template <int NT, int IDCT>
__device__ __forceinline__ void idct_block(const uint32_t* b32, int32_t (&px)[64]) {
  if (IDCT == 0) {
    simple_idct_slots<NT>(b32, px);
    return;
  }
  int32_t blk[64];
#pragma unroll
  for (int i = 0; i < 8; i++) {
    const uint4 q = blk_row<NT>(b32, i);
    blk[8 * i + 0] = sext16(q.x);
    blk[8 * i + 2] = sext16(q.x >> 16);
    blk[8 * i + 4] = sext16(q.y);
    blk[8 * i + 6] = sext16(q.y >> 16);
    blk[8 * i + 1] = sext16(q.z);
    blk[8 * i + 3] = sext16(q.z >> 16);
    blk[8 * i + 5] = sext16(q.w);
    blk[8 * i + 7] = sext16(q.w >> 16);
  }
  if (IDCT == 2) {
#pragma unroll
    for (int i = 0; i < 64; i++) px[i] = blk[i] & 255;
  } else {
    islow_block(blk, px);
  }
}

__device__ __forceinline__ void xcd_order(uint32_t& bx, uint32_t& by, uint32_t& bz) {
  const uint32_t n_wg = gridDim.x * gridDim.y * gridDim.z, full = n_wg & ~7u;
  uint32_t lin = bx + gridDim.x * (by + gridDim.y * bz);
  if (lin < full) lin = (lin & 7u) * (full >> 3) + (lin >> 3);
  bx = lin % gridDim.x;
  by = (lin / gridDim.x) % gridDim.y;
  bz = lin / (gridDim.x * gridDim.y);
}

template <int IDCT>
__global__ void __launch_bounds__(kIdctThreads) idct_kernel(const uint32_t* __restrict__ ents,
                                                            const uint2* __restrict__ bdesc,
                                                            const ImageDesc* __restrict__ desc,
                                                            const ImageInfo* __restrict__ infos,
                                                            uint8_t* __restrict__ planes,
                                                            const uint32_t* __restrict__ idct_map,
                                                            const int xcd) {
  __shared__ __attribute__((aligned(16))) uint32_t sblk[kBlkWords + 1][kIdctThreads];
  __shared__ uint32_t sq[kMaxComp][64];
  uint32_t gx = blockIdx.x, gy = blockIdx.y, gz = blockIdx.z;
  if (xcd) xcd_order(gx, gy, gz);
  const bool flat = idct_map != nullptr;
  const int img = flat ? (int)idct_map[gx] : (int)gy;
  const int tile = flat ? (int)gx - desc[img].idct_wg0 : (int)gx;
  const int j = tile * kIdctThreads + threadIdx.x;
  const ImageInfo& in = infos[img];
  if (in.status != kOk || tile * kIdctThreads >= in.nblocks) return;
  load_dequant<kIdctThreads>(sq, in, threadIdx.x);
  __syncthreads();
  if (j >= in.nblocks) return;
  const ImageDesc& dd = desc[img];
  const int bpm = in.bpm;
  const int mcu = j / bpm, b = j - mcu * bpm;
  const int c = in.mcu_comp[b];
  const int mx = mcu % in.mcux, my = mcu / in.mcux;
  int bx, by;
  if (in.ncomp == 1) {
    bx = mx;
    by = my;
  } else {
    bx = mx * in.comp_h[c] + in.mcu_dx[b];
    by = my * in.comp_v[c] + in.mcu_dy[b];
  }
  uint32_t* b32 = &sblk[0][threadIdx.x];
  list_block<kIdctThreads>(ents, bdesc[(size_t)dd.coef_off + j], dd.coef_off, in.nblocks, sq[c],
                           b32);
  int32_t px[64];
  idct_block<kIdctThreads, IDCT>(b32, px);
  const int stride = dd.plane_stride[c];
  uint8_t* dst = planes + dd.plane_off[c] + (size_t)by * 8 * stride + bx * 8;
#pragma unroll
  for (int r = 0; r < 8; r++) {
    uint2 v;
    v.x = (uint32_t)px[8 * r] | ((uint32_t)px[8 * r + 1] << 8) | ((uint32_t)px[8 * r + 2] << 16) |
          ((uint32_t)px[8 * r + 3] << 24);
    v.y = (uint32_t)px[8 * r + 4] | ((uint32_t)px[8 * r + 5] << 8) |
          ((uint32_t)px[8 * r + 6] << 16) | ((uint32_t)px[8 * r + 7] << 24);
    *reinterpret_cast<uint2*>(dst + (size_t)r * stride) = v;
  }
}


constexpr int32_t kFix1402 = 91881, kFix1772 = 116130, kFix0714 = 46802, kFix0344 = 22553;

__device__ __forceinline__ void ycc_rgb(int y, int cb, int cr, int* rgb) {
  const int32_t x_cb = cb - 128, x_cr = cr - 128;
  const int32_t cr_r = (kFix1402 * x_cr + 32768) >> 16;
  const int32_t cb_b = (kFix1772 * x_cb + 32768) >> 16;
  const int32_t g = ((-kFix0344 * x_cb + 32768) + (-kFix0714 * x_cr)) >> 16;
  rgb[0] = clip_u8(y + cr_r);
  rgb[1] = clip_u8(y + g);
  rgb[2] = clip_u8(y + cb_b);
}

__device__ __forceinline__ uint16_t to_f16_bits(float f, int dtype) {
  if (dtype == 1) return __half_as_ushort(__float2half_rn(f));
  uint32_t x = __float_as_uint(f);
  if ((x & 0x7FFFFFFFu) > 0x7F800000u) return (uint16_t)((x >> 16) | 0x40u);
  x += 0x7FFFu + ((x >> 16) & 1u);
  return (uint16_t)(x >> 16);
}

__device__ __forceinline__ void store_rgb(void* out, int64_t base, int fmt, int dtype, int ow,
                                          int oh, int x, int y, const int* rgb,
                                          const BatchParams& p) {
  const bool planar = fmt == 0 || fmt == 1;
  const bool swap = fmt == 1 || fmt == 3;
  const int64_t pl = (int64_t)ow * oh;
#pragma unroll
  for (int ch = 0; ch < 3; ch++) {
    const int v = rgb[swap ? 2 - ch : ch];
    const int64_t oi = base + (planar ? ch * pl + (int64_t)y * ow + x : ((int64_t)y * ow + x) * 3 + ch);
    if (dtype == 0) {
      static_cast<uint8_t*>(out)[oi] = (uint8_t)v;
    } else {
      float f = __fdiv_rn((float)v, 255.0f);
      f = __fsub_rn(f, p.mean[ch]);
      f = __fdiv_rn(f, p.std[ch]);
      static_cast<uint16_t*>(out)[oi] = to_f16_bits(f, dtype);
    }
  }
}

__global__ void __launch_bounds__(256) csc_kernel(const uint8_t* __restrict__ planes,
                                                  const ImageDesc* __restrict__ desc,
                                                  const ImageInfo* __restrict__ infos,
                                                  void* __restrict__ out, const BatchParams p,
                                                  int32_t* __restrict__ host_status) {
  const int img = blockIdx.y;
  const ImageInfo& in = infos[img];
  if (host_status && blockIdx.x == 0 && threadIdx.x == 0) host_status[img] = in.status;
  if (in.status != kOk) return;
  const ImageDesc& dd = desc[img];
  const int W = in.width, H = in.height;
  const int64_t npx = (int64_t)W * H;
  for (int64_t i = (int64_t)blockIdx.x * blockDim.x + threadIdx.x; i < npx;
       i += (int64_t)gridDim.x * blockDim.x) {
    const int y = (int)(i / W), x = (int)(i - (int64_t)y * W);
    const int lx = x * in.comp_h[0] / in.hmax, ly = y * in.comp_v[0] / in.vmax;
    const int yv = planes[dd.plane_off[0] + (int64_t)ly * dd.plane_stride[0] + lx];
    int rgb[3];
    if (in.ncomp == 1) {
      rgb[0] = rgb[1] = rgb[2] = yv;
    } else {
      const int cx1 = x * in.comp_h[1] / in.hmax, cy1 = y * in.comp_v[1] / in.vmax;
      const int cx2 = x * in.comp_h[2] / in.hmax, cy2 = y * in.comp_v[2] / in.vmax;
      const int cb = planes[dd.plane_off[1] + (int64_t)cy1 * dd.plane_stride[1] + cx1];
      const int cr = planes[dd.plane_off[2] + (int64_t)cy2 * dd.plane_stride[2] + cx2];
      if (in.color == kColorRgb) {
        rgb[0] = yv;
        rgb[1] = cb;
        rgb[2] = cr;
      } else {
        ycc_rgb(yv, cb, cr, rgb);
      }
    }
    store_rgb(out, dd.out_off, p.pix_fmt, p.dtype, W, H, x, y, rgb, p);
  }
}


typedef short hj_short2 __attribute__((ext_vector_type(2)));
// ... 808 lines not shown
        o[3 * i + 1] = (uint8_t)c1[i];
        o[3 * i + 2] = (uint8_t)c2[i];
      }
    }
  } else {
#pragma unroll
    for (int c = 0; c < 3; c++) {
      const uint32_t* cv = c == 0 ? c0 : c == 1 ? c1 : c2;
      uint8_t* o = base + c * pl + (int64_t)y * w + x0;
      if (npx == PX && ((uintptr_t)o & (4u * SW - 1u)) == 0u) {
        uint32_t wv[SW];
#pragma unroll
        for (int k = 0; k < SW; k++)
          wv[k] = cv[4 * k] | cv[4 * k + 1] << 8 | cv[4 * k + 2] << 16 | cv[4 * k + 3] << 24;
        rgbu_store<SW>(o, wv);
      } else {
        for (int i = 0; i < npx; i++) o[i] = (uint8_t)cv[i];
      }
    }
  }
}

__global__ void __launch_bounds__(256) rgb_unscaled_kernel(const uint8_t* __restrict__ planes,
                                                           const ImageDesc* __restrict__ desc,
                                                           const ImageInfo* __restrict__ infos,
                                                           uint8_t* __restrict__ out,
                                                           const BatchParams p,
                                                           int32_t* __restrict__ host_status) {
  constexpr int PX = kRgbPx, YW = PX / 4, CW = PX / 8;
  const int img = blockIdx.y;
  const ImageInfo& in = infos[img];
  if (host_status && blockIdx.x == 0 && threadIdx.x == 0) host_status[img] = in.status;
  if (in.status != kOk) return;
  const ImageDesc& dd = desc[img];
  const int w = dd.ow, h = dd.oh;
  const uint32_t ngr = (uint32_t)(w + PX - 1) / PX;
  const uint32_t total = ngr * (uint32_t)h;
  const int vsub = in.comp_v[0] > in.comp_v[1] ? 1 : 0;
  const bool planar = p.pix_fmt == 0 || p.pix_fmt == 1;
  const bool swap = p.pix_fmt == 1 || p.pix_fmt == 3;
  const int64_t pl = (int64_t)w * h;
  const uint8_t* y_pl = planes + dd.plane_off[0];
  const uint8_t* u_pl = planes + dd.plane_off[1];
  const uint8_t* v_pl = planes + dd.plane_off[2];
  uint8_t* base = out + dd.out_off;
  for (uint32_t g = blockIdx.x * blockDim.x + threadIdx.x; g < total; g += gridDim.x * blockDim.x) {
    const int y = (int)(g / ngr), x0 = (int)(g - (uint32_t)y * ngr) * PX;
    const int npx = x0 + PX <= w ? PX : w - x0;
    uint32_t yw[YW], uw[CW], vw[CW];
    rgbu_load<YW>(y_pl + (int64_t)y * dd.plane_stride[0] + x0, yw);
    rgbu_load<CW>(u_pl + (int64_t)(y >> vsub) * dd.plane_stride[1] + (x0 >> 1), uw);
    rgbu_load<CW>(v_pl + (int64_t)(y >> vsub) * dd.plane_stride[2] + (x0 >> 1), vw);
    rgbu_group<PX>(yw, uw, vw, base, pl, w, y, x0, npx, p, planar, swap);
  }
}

Exercise objective. Produce a word-for-word copy of everything above from the line holding "const int bpm = in.bpm;" down to the line holding "for (int ch", with both of those lines kept.

Exercise response.
  const int bpm = in.bpm;
  const int mcu = j / bpm, b = j - mcu * bpm;
  const int c = in.mcu_comp[b];
  const int mx = mcu % in.mcux, my = mcu / in.mcux;
  int bx, by;
  if (in.ncomp == 1) {
    bx = mx;
    by = my;
  } else {
    bx = mx * in.comp_h[c] + in.mcu_dx[b];
    by = my * in.comp_v[c] + in.mcu_dy[b];
  }
  uint32_t* b32 = &sblk[0][threadIdx.x];
  list_block<kIdctThreads>(ents, bdesc[(size_t)dd.coef_off + j], dd.coef_off, in.nblocks, sq[c],
                           b32);
  int32_t px[64];
  idct_block<kIdctThreads, IDCT>(b32, px);
  const int stride = dd.plane_stride[c];
  uint8_t* dst = planes + dd.plane_off[c] + (size_t)by * 8 * stride + bx * 8;
#pragma unroll
  for (int r = 0; r < 8; r++) {
    uint2 v;
    v.x = (uint32_t)px[8 * r] | ((uint32_t)px[8 * r + 1] << 8) | ((uint32_t)px[8 * r + 2] << 16) |
          ((uint32_t)px[8 * r + 3] << 24);
    v.y = (uint32_t)px[8 * r + 4] | ((uint32_t)px[8 * r + 5] << 8) |
          ((uint32_t)px[8 * r + 6] << 16) | ((uint32_t)px[8 * r + 7] << 24);
    *reinterpret_cast<uint2*>(dst + (size_t)r * stride) = v;
  }
}


constexpr int32_t kFix1402 = 91881, kFix1772 = 116130, kFix0714 = 46802, kFix0344 = 22553;

__device__ __forceinline__ void ycc_rgb(int y, int cb, int cr, int* rgb) {
  const int32_t x_cb = cb - 128, x_cr = cr - 128;
  const int32_t cr_r = (kFix1402 * x_cr + 32768) >> 16;
  const int32_t cb_b = (kFix1772 * x_cb + 32768) >> 16;
  const int32_t g = ((-kFix0344 * x_cb + 32768) + (-kFix0714 * x_cr)) >> 16;
  rgb[0] = clip_u8(y + cr_r);
  rgb[1] = clip_u8(y + g);
  rgb[2] = clip_u8(y + cb_b);
}

__device__ __forceinline__ uint16_t to_f16_bits(float f, int dtype) {
  if (dtype == 1) return __half_as_ushort(__float2half_rn(f));
  uint32_t x = __float_as_uint(f);
  if ((x & 0x7FFFFFFFu) > 0x7F800000u) return (uint16_t)((x >> 16) | 0x40u);
  x += 0x7FFFu + ((x >> 16) & 1u);
  return (uint16_t)(x >> 16);
}

__device__ __forceinline__ void store_rgb(void* out, int64_t base, int fmt, int dtype, int ow,
                                          int oh, int x, int y, const int* rgb,
                                          const BatchParams& p) {
  const bool planar = fmt == 0 || fmt == 1;
  const bool swap = fmt == 1 || fmt == 3;
  const int64_t pl = (int64_t)ow * oh;
#pragma unroll
  for (int ch = 0; ch < 3; ch++) {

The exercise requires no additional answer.